How Does HTTPS Secure Your Web Traffic? A Deep Dive into HTTP vs HTTPS
The article explains the fundamental differences between HTTP and HTTPS, outlines how HTTPS adds SSL/TLS encryption to the standard HTTP protocol, describes the step‑by‑step communication process—including certificate verification, key exchange, and encrypted data transfer—and compares ports, security, and connection details.
Differences Between HTTP and HTTPS
Security: HTTPS adds TLS/SSL encryption, providing stronger protection than plain HTTP.
Certificate: HTTPS requires a certificate issued by a Certificate Authority (CA).
Transport: HTTP transmits data in clear text, while HTTPS encrypts the data with SSL/TLS.
Connection and Port: HTTP is stateless and uses port 80; HTTPS builds on HTTP with SSL encryption and uses port 443.
HTTP Workflow
HTTP follows a client‑server model where the client initiates a request and the server returns a response.
Domain name resolution is performed via DNS to obtain the server’s IP address.
The client assembles an HTTP request packet, including headers and optional body.
The request is encapsulated into a TCP segment and a TCP three‑way handshake establishes the connection.
The client sends the HTTP request command over the established TCP connection.
The server processes the request and sends back an HTTP response.
After responding, the server typically closes the TCP connection.
The client parses the response, interprets the HTML, and renders the page.
Principles of HTTPS Implementation
HTTP alone transmits data in plaintext and cannot guarantee confidentiality.
HTTPS augments HTTP with the SSL/TLS protocol to provide encryption.
Both SSL and TLS are used; SSL relies on digital certificates to authenticate the server and to encrypt the communication channel.
HTTPS Communication Process
When an HTTPS session starts, the client first establishes an SSL/TLS layer on top of the TCP connection. It sends the SSL/TLS version number and supported cipher suites to the server. The server selects a matching suite, returns its digital certificate (containing the public key, domain name, and issuing CA) and its private key information.

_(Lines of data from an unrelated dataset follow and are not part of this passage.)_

__device__ __forceinline__ uint64_t wgmma_desc_sw128(uint32_t smem_addr) {
  return (uint64_t)((smem_addr >> 4) & 0x3fffu) | (1ull << 16) | (64ull << 32) | (1ull << 62);
}
__device__ __forceinline__ uint64_t wgmma_desc_sw64(uint32_t smem_addr) {
  return (uint64_t)((smem_addr >> 4) & 0x3fffu) | (1ull << 16) | (32ull << 32) | (2ull << 62);
}
__device__ __forceinline__ void wgmma_fence() { asm volatile("wgmma.fence.sync.aligned;" ::: "memory"); }
__device__ __forceinline__ void wgmma_commit() { asm volatile("wgmma.commit_group.sync.aligned;" ::: "memory"); }
template <int N>
__device__ __forceinline__ void wgmma_wait() { asm volatile("wgmma.wait_group.sync.aligned %0;" ::"n"(N) : "memory"); }
__device__ __forceinline__ void acc_fence(float (&d)[128]) {
#pragma unroll
  for (int i = 0; i < 128; ++i) asm volatile("" : "+f"(d[i])::"memory");
}
__device__ __forceinline__ void wgmma_bf16(float (&d)[128], uint64_t da, uint64_t db, uint32_t scale_d) {
  asm volatile(
      "{\n .reg .pred p;\n setp.ne.b32 p, %130, 0;\n"
      "wgmma.mma_async.sync.aligned.m64n256k16.f32.bf16.bf16 "
      "{%0, %1, %2, %3, %4, %5, %6, %7, %8, %9, %10, %11, %12, %13, %14, %15, "
      "%16, %17, %18, %19, %20, %21, %22, %23, %24, %25, %26, %27, %28, %29, %30, %31, "
      "%32, %33, %34, %35, %36, %37, %38, %39, %40, %41, %42, %43, %44, %45, %46, %47, "
      "%48, %49, %50, %51, %52, %53, %54, %55, %56, %57, %58, %59, %60, %61, %62, %63, "
      "%64, %65, %66, %67, %68, %69, %70, %71, %72, %73, %74, %75, %76, %77, %78, %79, "
      "%80, %81, %82, %83, %84, %85, %86, %87, %88, %89, %90, %91, %92, %93, %94, %95, "
      "%96, %97, %98, %99, %100, %101, %102, %103, %104, %105, %106, %107, %108, %109, %110, %111, "
// ... 45 lines not shown
  return (uint32_t)((r >> 3) * 1024 + (r & 7) * 128 + ((j ^ (r & 7)) << 4));
}
__device__ __forceinline__ int msg_col(int j, int r) { return 64 * (j >> 3) + ((8 * (j & 7)) ^ (8 * (r & 7))); }
__device__ __forceinline__ float quad_sum(float v) {
  v += __shfl_xor_sync(0xffffffffu, v, 1);
  return v + __shfl_xor_sync(0xffffffffu, v, 2);
}
__device__ __forceinline__ void swap_row_halves(float (&d)[128]) {
#pragma unroll
  for (int j = 0; j < 32; ++j) {
    const float x0 = d[4 * j], x1 = d[4 * j + 1];
    d[4 * j] = d[4 * j + 2];
    d[4 * j + 1] = d[4 * j + 3];
    d[4 * j + 2] = x0;
    d[4 * j + 3] = x1;
  }
}

enum {
  PH_TILES = 0,
  PH_TOTAL,
  PH_CONVERT,
  PH_G1_WAIT,
  PH_G1_MMA,
  PH_E1,
  PH_REDUCE,
  PH_LN,
  PH_G2_WAIT,
  PH_G2_MMA,
  PH_E4,
  PH_COUNT
};

template <int NWG, bool LIN, bool TIMED = false, bool TROWS = false>
__device__ __forceinline__ void edge_layer_wg_body(const CUtensorMap& wmap, const TcParams& P) {
  using Cfg = TcCfg<NWG>;
  constexpr int NSTAGE = Cfg::NSTAGE;
  extern __shared__ unsigned char smem_raw[];
  unsigned char* smem = smem_raw + ((1024u - (smem_u32(smem_raw) & 1023u)) & 1023u);
  float* prm = reinterpret_cast<float*>(smem + Cfg::OFF_PRM);
  int* s_row = reinterpret_cast<int*>(smem + Cfg::OFF_ROW);
  const float** s_src = reinterpret_cast<const float**>(smem + Cfg::OFF_SRC);
  const float** s_tau = reinterpret_cast<const float**>(smem + Cfg::OFF_TAU);
  uint64_t* full = reinterpret_cast<uint64_t*>(smem + Cfg::OFF_BAR);
  uint64_t* empty = full + NSTAGE;

  const int warp = threadIdx.x >> 5, lane = threadIdx.x & 31;
  constexpr bool lin = LIN;
  const int loads_per_tile = (P.write_e ? 2 : 1) * NWG * 4 * NSTAGE;

  if (threadIdx.x == 0) {
    for (int s = 0; s < NSTAGE; ++s) {
      mbar_init(&full[s], 1);
      mbar_init(&empty[s], 4);
    }
    asm volatile("fence.mbarrier_init.release.cluster;" ::: "memory");
    fence_proxy_async();
  }
  for (int i = threadIdx.x; i < H; i += Cfg::THREADS) {
    prm[i] = P.lp.ln_e_g[i];
    prm[H + i] = P.lp.ln_e_b[i];
    prm[2 * H + i] = P.tvec ? P.tvec[i] : 0.0f;
    prm[3 * H + i] = P.lp.ln_o_g[i];
    prm[4 * H + i] = P.lp.ln_o_b[i];
    prm[5 * H + i] = P.lp.b_O[i];
  }
  __syncthreads();
  const uint32_t smem_base = smem_u32(smem);

  if (warp >= 4 * NWG) {
    if constexpr (NWG == 2) asm volatile("setmaxnreg.dec.sync.aligned.u32 40;" ::: "memory");
    if (warp == 4 * NWG && lane == 0) {
      uint32_t u = 0;
      for (int tile = blockIdx.x; tile < P.n_tiles; tile += gridDim.x) {
        for (int i = 0; i < loads_per_tile; ++i, ++u) {
          const int s = u % NSTAGE;
          mbar_wait(&empty[s], ((u / NSTAGE) & 1) ^ 1, P.error_flag, 1);
          mbar_arrive_expect_tx(&full[s], TC_B_BYTES);
          const int row = (lin ? P.lin_w_row + (P.lin_nb == 4 ? (tile & 3) : 0) * W_MAT_ROWS
                               : P.w_row_base + (i >= 4 * NSTAGE * NWG ? w_row_O(0) - w_row_C(0) : 0)) +
                          (s >= NSTAGE / 2 ? W_LO_ROWS : 0);
          const int k = ((i / NSTAGE) & 3) * TC_KBLK + (s % (NSTAGE / 2)) * TC_KCH;
          tma_load_2d(smem_base + Cfg::OFF_B + s * TC_B_BYTES, &wmap, &full[s], k, row);
        }
      }
    }
    return;
  }

  if constexpr (NWG == 2) asm volatile("setmaxnreg.inc.sync.aligned.u32 232;" ::: "memory");
  const int wg = warp >> 2, wi = warp & 3, tid = threadIdx.x & 127;
  const int t4 = lane & 3;
  const int lr0 = wi * 16 + (lane >> 2);
  unsigned char* a_reg = smem + wg * TC_A_BYTES;
  const uint32_t a_base = smem_base + wg * TC_A_BYTES;
  float* msg = reinterpret_cast<float*>(a_reg);
  int* w_row = s_row + wg * WG_ROWS;
  const float** w_src = s_src + wg * WG_ROWS;
  const float** w_tau = s_tau + wg * WG_ROWS;
  auto wg_bar = [&] { asm volatile("bar.sync %0, 128;" ::"r"(1 + wg) : "memory"); };
  const int n_rows = lin ? P.lin_rows : P.g.E;
  float acc[128];

  auto turn_wait = [&] {
    if constexpr (NWG == 2) asm volatile("bar.sync %0, 256;" ::"r"(3 + wg) : "memory");
  };
  auto turn_pass = [&] {
    if constexpr (NWG == 2) asm volatile("bar.arrive %0, 256;" ::"r"(4 - wg) : "memory");
  };
  if (wg == 1) turn_pass();

  uint32_t t_mark = 0, t_start = 0;
  if constexpr (TIMED) t_start = t_mark = (uint32_t)clock();
  auto record = [&](int slot, uint32_t v) {
    if constexpr (TIMED) {
      if (tid == 0) atomicAdd(P.phase_cycles + slot, (unsigned long long)v);
    }
  };
  auto mark = [&](int slot) {
    if constexpr (TIMED) {
      const uint32_t now = (uint32_t)clock();
      record(slot, now - t_mark);
      t_mark = now;
    }
  };

  auto gemm = [&](int wait_slot, int mma_slot) {
    uint32_t waited = 0;
    turn_wait();
    if constexpr (TIMED) t_mark = (uint32_t)clock();
    acc_fence(acc);
    wgmma_fence();
#pragma unroll 1
    for (int kc = 0; kc < 4; ++kc) {
      const uint32_t ahi = a_base + kc * 2 * TC_A_CHUNK, alo = ahi + TC_A_CHUNK;
#pragma unroll
      for (int s = 0; s < NSTAGE; ++s) {
        uint32_t w0 = 0;
        if constexpr (TIMED) w0 = (uint32_t)clock();
        mbar_wait(&full[s], kc & 1, P.error_flag, 2);
        if constexpr (TIMED) waited += (uint32_t)clock() - w0;
        const uint32_t b = smem_base + Cfg::OFF_B + s * TC_B_BYTES;
        const bool b_hi = s < NSTAGE / 2;
#pragma unroll
        for (int k = 0; k < TC_KCH / 16; ++k) {
          const int ks = (s % (NSTAGE / 2)) * (TC_KCH / 16) + k;
          const uint64_t db = wgmma_desc_sw64(b + k * 32);
          wgmma_bf16(acc, wgmma_desc_sw128(ahi + ks * 32), db, (b_hi && ks == 0) ? (uint32_t)(kc != 0) : 1u);
          if (b_hi) wgmma_bf16(acc, wgmma_desc_sw128(alo + ks * 32), db, 1u);
        }
        wgmma_commit();
        wgmma_wait<1>();
        __syncwarp();
        if (lane == 0 && (s > 0 || kc > 0)) mbar_arrive(&empty[(s + NSTAGE - 1) % NSTAGE]);
      }
    }
    wgmma_wait<0>();
    acc_fence(acc);
    __syncwarp();
    if (lane == 0) mbar_arrive(&empty[NSTAGE - 1]);
    turn_pass();
    if constexpr (TIMED) {
      const uint32_t now = (uint32_t)clock();
      record(wait_slot, waited);
      record(mma_slot, now - t_mark - waited);
      t_mark = now;
    }
  };

  auto stage_rows = [&](auto row_src) {
#pragma unroll 1
    for (int i = 0; i < 16; ++i) {
      const int r = wi * 16 + i;
      const float* src = row_src(i) + 4 * lane;
      float* dst = msg + r * H + ((4 * lane) ^ (8 * (r & 7)));
      cp_async16(dst, src);
      cp_async16(dst + 128, src + 128);
    }
    cp_async_commit();
  };

  for (int tile = blockIdx.x; tile < P.n_tiles; tile += gridDim.x) {
    record(PH_TILES, 1);
    const int row_tile = (lin && P.lin_nb == 4) ? (tile >> 2) : tile;
    const int s_base = row_tile * Cfg::TILE + wg * WG_ROWS;
    if (tid < WG_ROWS) {
      const int s = s_base + tid;
      const float* src = P.zero_row;
      int rw = -1;
      if (s < n_rows && lin) {
        src = P.lin_in + (size_t)s * H;
      } else if (s < n_rows) {
        rw = P.g.row[s];
        if (P.e_zero) src = P.zero_row;
        else if (P.xt_lut) src = P.lut + ((P.xt_lut[P.g.perm ? P.g.perm[s] : s] != 0.0f) ? H : 0);
        else src = P.e + (size_t)s * H;
      }
      w_row[tid] = rw;
      w_src[tid] = src;
      if constexpr (TROWS) w_tau[tid] = s < n_rows ? time_row(P.tvec, P.trows, P.g.perm ? P.g.perm[s] : s) : P.zero_row;
    }
    wg_bar();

The client validates the server’s certificate against trusted CAs. Upon successful verification, the client uses asymmetric encryption (public‑key cryptography) to securely exchange a symmetric session key.
After the symmetric key is agreed upon, the client and server encrypt all subsequent HTTP traffic with this key. The rest of the data exchange follows the standard HTTP flow—TCP three‑way handshake, request/response exchange, and TCP four‑way termination—while the payload remains encrypted.
Step‑by‑Step HTTPS Handshake (Simplified)
Client and server establish a TCP connection.
Client sends an HTTPS request.
Server responds with a digital certificate that includes the public key, domain name, and issuing organization.
Client validates the certificate’s authenticity.
If the public key is valid, the client generates a symmetric key (client key) and encrypts it with the server’s public key.
Client sends the encrypted symmetric key as part of a second HTTP request.
Server decrypts the symmetric key with its private key, then uses it to encrypt data sent back to the client.
Client receives the encrypted data, decrypts it with the symmetric key, and renders the web page.